I've only heard about this episode, through Craig talking about it in his autobiography. But Goddamn. This is one of the most beautiful, honest and heartwrenching things I've watched. The rawness of his emotion. The way the audience is supportive. Each one of the guests helping him deal with his pain in a unique way. I've never, ever seen such honesty on television before.
I love this so much. I love that Craig is so real and honest. I know this was hard, but he handled himself beautifully and this is truly a great episode.
This was so beautiful to see. The raw emotion Craig shows and how he remembered his dad. Made me tear. I love Craig and his whole life story. He's such a genuine individual. ❤
huh ... his final episode where he sings "Bang Your Drum" brings a whole new meaning (that I probably didn't think of). Thank you for posting this, as well.

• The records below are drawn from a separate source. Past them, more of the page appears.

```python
class KernelPatchDiscriminator(nn.Module):

    def __init__(self, input_nc, ndf=64, n_layers=5, norm_layer=None, dimension=3):
        super().__init__()
        use_bias = _is_instance_norm(norm_layer)
        self.dimension, self.instance = dimension, use_bias
        self.batch = norm_layer is not None and not use_bias
        self.first_layer = Conv(input_nc, ndf, 7, 1, 0, bias=use_bias, dimension=dimension)
        seq = []
        for _ in range(1, n_layers - 1):
            seq += [Conv(ndf, ndf, 1, 1, 0, bias=use_bias, dimension=dimension)]
            seq += [norm_layer(ndf, 0.0), FusedActivation()] if norm_layer else [Identity(), LeakyReLU(0.0)]
        self.feature_block = nn.Sequential(*seq)
        self.final_layer = Conv(ndf, 1, 1, 1, 0, bias=use_bias, dimension=dimension)
        self._ndf = ndf
        self._fusable = use_bias and input_nc == 1 and ndf == 64 and n_layers == 5

    def _fused_on(self, input):
        return self._fusable and input.is_cuda and os.environ.get('NC_FUSED_KGAN', '1') != '0'

    def _check(self, input):
        nd = self.dimension
        sp = tuple(input.shape[2:])
        if len(sp) != nd or min(sp) < 7:
            raise ValueError('KernelPatchDiscriminator: input %s: every one of the %d spatial edges must be at least 7 '
                             '(first_layer is a 7^%d conv with padding 0)' % (tuple(input.shape), nd, nd))
        if self.instance:
            ops.kgan_dims(input.shape, nd)
        elif self.batch and self.training:
            n = input.shape[0]
            for e in sp:
# ... 67 lines not shown
        net = NLayerDiscriminator(input_nc, ndf, n_layers_D, norm_layer, use_sigmoid, dimension)
    elif netD == 'pixel':
        net = PixelDiscriminator(input_nc, ndf, norm_layer, dimension)
    elif netD == 'basic_SN':
        net = NLayerDiscriminatorSN(input_nc, ndf, 3, norm_layer, use_sigmoid, dimension)
    elif netD == 'n_layers_SN':
        net = NLayerDiscriminatorSN(input_nc, ndf, n_layers_D, norm_layer, use_sigmoid, dimension)
    elif netD == 'kernelGAN':
        net = KernelPatchDiscriminator(input_nc, ndf, 5, norm_layer, dimension)
    else:
        raise NotImplementedError('Discriminator model name [%s] is not recognized' % netD)
    return init_net(net, init_type, init_gain, gpu_ids)


class GANLoss(nn.Module):

    def __init__(self, gan_mode, target_real_label=1.0, target_fake_label=0.0):
        super().__init__()
        self.register_buffer('real_label', torch.tensor(target_real_label))
        self.register_buffer('fake_label', torch.tensor(target_fake_label))
        self.gan_mode = gan_mode
        self._real, self._fake = float(target_real_label), float(target_fake_label)
        if gan_mode not in ('lsgan', 'vanilla') and 'wgan' not in gan_mode:
            raise NotImplementedError('gan mode %s not implemented' % gan_mode)

    def __call__(self, prediction, target_is_real):
        if self.gan_mode == 'lsgan':
            return ops.mse_const(prediction, self._real if target_is_real else self._fake)
        if self.gan_mode == 'vanilla':
            return ops.bce_logits_const(prediction, self._real if target_is_real else self._fake)
        m = ops.mean(prediction)
        return -m if target_is_real else m


def _gp_unsupported(netD, xs):
    name = type(netD).__name__
    if not isinstance(netD, NLayerDiscriminator):
        return '%s (only the PatchGAN NLayerDiscriminator, --netD basic | n_layers, has one)' % name
    if not netD._fusable:
        return '%s without instance norm or with input_nc != 1 (the fused path covers --norm instance, one input channel)' % name
    if netD._cfg[2] != 2:
        return '%s with dimension=%d (the penalty covers the 2-D discriminators)' % (name, netD._cfg[2])
    for x in xs:
        if not x.is_cuda:
            return '%s on a %s input (there is no CPU path)' % (name, x.device.type)
    if not netD._fused_on(xs[0]):
        return '%s with NC_FUSED_PATCHGAN=0 (the penalty runs only on the fused path)' % name
    return None


def cal_gradient_penalty(netD, real_data, fake_data, device, type='mixed', constant=1.0, lambda_gp=10.0):
    if lambda_gp > 0.0:
        if type not in ('real', 'fake', 'mixed'):
            raise NotImplementedError('{} not implemented'.format(type))
        why = _gp_unsupported(netD, {'real': [real_data], 'fake': [fake_data], 'mixed': [real_data, fake_data]}[type])
        if why is not None:
            raise NotImplementedError('cal_gradient_penalty: no HIP path for %s' % why)
        if type == 'real':
            interpolatesv = real_data
        elif type == 'fake':
            interpolatesv = fake_data
        else:
            alpha = torch.rand(real_data.shape[0], 1, device=device)
            alpha = alpha.expand(real_data.shape[0], real_data.nelement() // real_data.shape[0]).contiguous().view(*real_data.shape)
            interpolatesv = alpha * real_data + ((1 - alpha) * fake_data)
        interpolatesv.requires_grad_(True)
# ... 6 lines not shown
```

### neuroclear_amd/ops.py

```python
import ctypes
import os

import torch

from . import _lib
from ._lib import I, P, check, lib

_ws_cache = {}

prof = None


def prof_start(min_flop=0.0):
    global prof
    prof = []
    lib().nc_prof_begin(min_flop)


_PATH = {0: 'direct', 1: 'mfma', 2: 'gemm', 3: 'flat', 4: 'taps', 5: 'k1', 6: 'to1', 7: 'img', 8: 'pg1', 9: 'split', 10: 'split2d', 11: 'split',
         12: 'lk'}


def prof_stop():
    global prof
# ... 1073 lines not shown
        ws = _net_ws(ctx, x.device)
        check(L.nc_patchgan_fwd_part(_ptr(packed), _ptr(share.x), _ptr(share.y), _ptr(share.saved), 2 * B, 0, B, *dims[1:], _ptr(ws),
                                     ws.numel(), _stream()), 'nc_patchgan_fwd_part')
        ctx.save_for_backward(share.x, share.saved)
        y = share.y
        share.release()
        return y

    @staticmethod
    def backward(ctx, dy):
        x, saved = ctx.saved_tensors
        dy = dy.contiguous()
        dx = torch.empty_like(x) if ctx.needs_input_grad[0] else None
        dpar, ws = _net_backward(ctx, x.device, 'fused PatchGAN: the parameters were updated between this forward and its backward')
        check(lib().nc_patchgan_bwd(_ptr(ctx.packed), _ptr(x), _ptr(saved), _ptr(dy), _ptr(dx), _ptr(dpar), *ctx.net[2], _ptr(ws),
                                    ws.numel(), _stream()), 'nc_patchgan_bwd')
        return _net_grads(ctx, dx[:x.shape[0] // 2] if dx is not None else None, dpar)


def patchgan_fake_half(x, params, n_layers, ndf, dimension, share, src=None, axis=None):
    y = _PatchGANFakeHalf.apply(x, (int(n_layers), int(ndf), int(dimension)), share, *params)
    share.src, share.src_version, share.axis = src, (src._version if src is not None else None), axis
    return y


def patchgan_join_real(x, params, n_layers, ndf, dimension, share):
    return _PatchGANJoinReal.apply(x, (int(n_layers), int(ndf), int(dimension)), share, *params)


def patchgan(x, params, n_layers, ndf, dimension):
    return _PatchGAN.apply(x, (int(n_layers), int(ndf), int(dimension)), *params)
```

Oh yes. Knowing your daddy loves you is such a subtle and beautiful thing. It strikes harder than you can imagine when he’s gone. Going to have swollen eyes in the morning.😭💙
I only discovered TLLSWCF earlier this year and since then I've watched so much of the wonderfully crazy and funny stuff. Tonight, I watched this episode and I have to say this is one the finest pieces of television I have ever seen. The open, honest, heartfelt way in which Craig paid tribute to his Dad and the way he lived his life was truly moving.
Craig is a truly beautiful person, I respect and admire him so much. This was a beautifully poignant show, especially the talk between him and dr. Drew. My father died 9 years ago and I still have dreams about him just being there, maybe in a different city which is why I haven't seen him in so long, or worrying about him being sick and going through great peril to get to see him before he died. It's really hard to accept that someone you've known since birth is gone. The loss of a parent is hard. I respect Craig so much for dealing with it the way he did.
Sarah Kinsey Yes especially given I lost my father five years ago. His conversation with Amy was very honest and compelling. The heart goes on even after loss.
Lost my father last year. It's fantastic to hear one of my icons describing exactly how it feels. Never knew of this episode. I truly appreciate the post!
Extraordinary balls....and articulate story-telling, with the deepest amount of respect and emotion. I saw the other one where he said his mother was now "getting the news" !
Oh Craig you are so special , the eulogies for both your Dad and mother are what makes you the very best of human beings. We all have faults , you were courageous and tackled your alcoholism . Your presence in the World make it a better place. Thank you very much to whoever uploaded this.
I haven't seen this show since it first aired ... beautiful episode ... so moving ... ... I wish more TV was this honest ... wonderful tribute to his father! Craig ... beautiful eulogy ... I miss Ferguson's late night show so much ... he was my favorite late Night Talk Show host.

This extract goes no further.